== Data to examine ==

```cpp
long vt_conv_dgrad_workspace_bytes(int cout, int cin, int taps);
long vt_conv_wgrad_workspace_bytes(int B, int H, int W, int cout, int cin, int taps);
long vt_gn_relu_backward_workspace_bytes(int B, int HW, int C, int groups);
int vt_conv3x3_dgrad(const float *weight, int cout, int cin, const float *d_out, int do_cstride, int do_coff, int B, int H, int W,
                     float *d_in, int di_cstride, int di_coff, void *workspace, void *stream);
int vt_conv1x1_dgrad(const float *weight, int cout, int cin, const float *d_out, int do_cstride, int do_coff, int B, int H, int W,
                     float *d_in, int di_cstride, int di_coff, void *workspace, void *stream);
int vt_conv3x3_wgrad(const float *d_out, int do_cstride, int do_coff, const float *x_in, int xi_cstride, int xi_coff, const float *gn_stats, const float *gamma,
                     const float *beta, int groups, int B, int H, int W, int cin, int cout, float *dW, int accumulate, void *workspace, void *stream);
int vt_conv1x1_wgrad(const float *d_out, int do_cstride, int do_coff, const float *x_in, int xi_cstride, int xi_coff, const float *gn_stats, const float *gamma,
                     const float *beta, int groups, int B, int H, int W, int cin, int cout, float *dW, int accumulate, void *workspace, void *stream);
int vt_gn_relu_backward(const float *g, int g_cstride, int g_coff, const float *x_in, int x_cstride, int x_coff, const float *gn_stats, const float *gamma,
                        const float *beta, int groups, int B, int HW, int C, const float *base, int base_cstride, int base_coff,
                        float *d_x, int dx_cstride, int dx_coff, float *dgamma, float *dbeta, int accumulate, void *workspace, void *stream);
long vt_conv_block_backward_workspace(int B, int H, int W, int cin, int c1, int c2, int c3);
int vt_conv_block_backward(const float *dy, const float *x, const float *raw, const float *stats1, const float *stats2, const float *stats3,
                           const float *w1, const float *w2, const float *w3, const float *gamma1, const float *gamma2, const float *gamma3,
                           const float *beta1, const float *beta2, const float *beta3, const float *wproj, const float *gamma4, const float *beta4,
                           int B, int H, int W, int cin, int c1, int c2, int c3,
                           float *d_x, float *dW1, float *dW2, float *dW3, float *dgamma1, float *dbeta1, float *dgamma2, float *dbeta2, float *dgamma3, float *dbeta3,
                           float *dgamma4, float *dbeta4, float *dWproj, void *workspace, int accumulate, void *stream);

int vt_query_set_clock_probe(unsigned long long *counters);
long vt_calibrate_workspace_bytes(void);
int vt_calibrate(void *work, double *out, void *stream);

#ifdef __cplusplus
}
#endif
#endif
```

--

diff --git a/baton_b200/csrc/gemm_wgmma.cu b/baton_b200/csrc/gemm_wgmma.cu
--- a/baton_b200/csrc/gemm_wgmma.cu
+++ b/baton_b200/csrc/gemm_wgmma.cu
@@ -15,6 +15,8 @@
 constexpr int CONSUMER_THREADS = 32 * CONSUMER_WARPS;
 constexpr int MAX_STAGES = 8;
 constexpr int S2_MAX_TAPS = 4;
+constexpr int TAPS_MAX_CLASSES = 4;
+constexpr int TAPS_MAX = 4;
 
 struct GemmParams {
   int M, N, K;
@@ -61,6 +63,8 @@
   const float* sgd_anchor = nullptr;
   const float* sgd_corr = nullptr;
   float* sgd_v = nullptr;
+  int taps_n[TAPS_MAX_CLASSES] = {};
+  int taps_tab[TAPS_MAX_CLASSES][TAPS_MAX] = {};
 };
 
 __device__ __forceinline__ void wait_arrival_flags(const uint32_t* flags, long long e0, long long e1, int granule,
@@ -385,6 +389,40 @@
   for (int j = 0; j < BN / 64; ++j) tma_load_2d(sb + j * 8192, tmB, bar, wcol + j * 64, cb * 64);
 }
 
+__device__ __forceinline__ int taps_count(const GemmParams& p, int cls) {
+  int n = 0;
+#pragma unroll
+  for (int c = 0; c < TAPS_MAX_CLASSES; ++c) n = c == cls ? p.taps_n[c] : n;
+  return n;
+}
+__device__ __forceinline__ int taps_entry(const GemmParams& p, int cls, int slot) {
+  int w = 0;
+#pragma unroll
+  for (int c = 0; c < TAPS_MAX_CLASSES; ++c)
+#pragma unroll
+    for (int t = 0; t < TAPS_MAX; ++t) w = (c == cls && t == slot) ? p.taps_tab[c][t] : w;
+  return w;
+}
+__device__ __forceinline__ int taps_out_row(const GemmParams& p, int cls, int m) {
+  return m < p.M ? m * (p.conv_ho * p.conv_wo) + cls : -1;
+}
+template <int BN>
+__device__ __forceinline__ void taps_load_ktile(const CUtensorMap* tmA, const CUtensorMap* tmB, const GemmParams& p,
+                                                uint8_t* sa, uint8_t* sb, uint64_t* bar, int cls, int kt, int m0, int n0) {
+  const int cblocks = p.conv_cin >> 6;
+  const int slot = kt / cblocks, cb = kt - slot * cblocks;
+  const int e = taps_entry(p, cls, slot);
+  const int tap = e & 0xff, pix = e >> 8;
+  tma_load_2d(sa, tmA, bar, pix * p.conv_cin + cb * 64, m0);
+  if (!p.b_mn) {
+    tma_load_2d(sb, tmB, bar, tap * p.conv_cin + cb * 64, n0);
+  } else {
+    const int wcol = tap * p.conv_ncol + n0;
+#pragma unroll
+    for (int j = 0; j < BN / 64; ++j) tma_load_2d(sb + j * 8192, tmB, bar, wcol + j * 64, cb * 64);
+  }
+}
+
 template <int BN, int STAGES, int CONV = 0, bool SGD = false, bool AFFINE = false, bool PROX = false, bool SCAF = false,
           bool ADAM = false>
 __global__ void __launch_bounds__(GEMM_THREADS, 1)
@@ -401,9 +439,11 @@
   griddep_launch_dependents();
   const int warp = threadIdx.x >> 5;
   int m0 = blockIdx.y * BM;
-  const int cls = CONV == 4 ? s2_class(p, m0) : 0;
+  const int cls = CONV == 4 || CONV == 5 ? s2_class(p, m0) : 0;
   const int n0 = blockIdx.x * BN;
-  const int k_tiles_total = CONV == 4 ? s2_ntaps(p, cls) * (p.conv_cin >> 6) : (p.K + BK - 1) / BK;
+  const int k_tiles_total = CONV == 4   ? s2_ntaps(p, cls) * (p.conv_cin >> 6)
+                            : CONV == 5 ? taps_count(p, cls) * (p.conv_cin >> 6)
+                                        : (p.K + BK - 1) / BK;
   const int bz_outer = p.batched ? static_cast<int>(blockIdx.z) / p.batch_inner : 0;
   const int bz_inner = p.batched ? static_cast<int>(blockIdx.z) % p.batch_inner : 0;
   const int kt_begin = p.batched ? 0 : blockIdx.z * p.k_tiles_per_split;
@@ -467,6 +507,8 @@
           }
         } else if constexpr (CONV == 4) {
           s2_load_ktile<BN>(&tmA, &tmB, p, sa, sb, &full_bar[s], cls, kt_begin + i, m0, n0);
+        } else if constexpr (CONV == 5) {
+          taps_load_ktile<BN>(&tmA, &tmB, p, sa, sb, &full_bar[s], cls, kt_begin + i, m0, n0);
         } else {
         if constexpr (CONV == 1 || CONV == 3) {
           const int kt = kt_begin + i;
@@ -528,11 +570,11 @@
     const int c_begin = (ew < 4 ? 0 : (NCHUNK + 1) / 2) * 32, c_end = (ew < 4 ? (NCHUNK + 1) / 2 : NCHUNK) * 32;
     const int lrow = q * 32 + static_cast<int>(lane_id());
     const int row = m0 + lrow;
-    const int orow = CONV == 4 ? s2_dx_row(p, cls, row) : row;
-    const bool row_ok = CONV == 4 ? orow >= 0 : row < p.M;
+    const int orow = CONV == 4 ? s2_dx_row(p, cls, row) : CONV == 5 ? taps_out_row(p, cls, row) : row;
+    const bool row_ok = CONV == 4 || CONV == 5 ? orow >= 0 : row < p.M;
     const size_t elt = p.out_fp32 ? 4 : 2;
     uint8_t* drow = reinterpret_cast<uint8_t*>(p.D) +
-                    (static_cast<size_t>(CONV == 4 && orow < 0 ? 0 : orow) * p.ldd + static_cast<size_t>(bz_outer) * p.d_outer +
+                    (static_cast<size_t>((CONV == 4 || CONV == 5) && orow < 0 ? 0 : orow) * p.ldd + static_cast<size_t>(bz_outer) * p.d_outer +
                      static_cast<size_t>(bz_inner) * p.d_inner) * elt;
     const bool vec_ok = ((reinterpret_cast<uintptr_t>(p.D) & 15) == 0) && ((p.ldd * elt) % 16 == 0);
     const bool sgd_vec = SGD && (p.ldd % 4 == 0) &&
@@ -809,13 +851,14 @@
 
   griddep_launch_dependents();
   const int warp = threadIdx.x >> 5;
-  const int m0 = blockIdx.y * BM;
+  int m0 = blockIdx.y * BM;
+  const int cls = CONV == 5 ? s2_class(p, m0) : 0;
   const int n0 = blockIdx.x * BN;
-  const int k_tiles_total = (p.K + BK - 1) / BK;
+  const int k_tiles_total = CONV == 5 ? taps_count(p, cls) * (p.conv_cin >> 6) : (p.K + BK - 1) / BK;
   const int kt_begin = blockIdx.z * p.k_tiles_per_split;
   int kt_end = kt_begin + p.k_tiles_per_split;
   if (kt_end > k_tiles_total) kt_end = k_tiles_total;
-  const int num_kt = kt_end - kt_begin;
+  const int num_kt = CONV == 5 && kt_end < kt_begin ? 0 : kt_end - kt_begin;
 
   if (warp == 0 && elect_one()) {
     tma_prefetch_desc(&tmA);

== Work order ==
Look above for the line holding "(CONV == 4)" and the line holding "s2_dx_row(p, cls, row) : row;". Retype both, and every line between them, word for word and nothing else.

== Result of this task ==
         } else if constexpr (CONV == 4) {
           s2_load_ktile<BN>(&tmA, &tmB, p, sa, sb, &full_bar[s], cls, kt_begin + i, m0, n0);
+        } else if constexpr (CONV == 5) {
+          taps_load_ktile<BN>(&tmA, &tmB, p, sa, sb, &full_bar[s], cls, kt_begin + i, m0, n0);
         } else {
         if constexpr (CONV == 1 || CONV == 3) {
           const int kt = kt_begin + i;
@@ -528,11 +570,11 @@
     const int c_begin = (ew < 4 ? 0 : (NCHUNK + 1) / 2) * 32, c_end = (ew < 4 ? (NCHUNK + 1) / 2 : NCHUNK) * 32;
     const int lrow = q * 32 + static_cast<int>(lane_id());
     const int row = m0 + lrow;
-    const int orow = CONV == 4 ? s2_dx_row(p, cls, row) : row;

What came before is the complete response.